§ **Your goal**
Filter the records below for the word "const". Keep each line that has it.

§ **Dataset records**
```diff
diff --git a/include/ace.h b/include/ace.h
--- a/include/ace.h
+++ b/include/ace.h
@@ -300,6 +300,7 @@
 int ace_prof_sample(int stride, uint32_t full_mask);
 int ace_prof_stop(double* total_ms, int32_t* launches);
 int ace_prof_msp_steps(long long* steps);
+int ace_prof_tile_skips(long long* skips);
 int ace_prof_work(double* flops);
 int ace_prof_work_ex(double* flops, double* bytes, double* int8_ops);
 
```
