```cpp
extern "C" int m2m_embeds_forward(const m2m_embed* const* embeds, const float* const* inputs, float* const* x0s, const int* nsplits,
                                  const int64_t* part_strides, int nembeds, int B, const m2m_step_head* head, void* stream) {
    if (!embeds || !inputs || !x0s || nembeds != 2) { m2m_set_error("embeds_forward: exactly two embeddings", __FILE__, __LINE__); return -1; }
    for (int i = 0; i < nembeds; ++i) {
        if (int rc = m2m_check_embed(embeds[i], B)) return rc;
        if (embeds[i]->prec != embeds[0]->prec || embeds[i]->D != embeds[0]->D) {
            m2m_set_error("embeds_forward: the embeddings of one launch must share precision and hidden_dim", __FILE__, __LINE__);
            return -1;
        }
    }
    hipStream_t st = reinterpret_cast<hipStream_t>(stream);
    const m2m_embed* e = embeds[0];
#define M2M_EFG_CASE(PP, DD) if (e->prec == PP && e->D == DD) return launch_embed_fwd_group<PP, DD>(embeds, inputs, x0s, nsplits, part_strides, head, B, st);
    M2M_EFG_CASE(PREC_BF16, 32) M2M_EFG_CASE(PREC_BF16, 64) M2M_EFG_CASE(PREC_BF16, 128) M2M_EFG_CASE(PREC_BF16, 256)
    M2M_EFG_CASE(PREC_F32, 32) M2M_EFG_CASE(PREC_F32, 64) M2M_EFG_CASE(PREC_F32, 128) M2M_EFG_CASE(PREC_F32, 256)
#undef M2M_EFG_CASE
    m2m_set_error("embeds_forward: unsupported (prec, D)", __FILE__, __LINE__);
    return -1;
}
```

m2_mixer_amd/csrc/embed_fwd.h:

```cpp
#pragma once
#include "tile.h"
#include "embed_wgrad.h"

#ifndef EMB_KS
#define EMB_KS 128
#endif
#define EMB_LD (EMB_KS + 4)
#define EMB_KMAX 4096
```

§ **Problem solution**
extern "C" int m2m_embeds_forward(const m2m_embed* const* embeds, const float* const* inputs, float* const* x0s, const int* nsplits,
                                  const int64_t* part_strides, int nembeds, int B, const m2m_step_head* head, void* stream) {
    const m2m_embed* e = embeds[0];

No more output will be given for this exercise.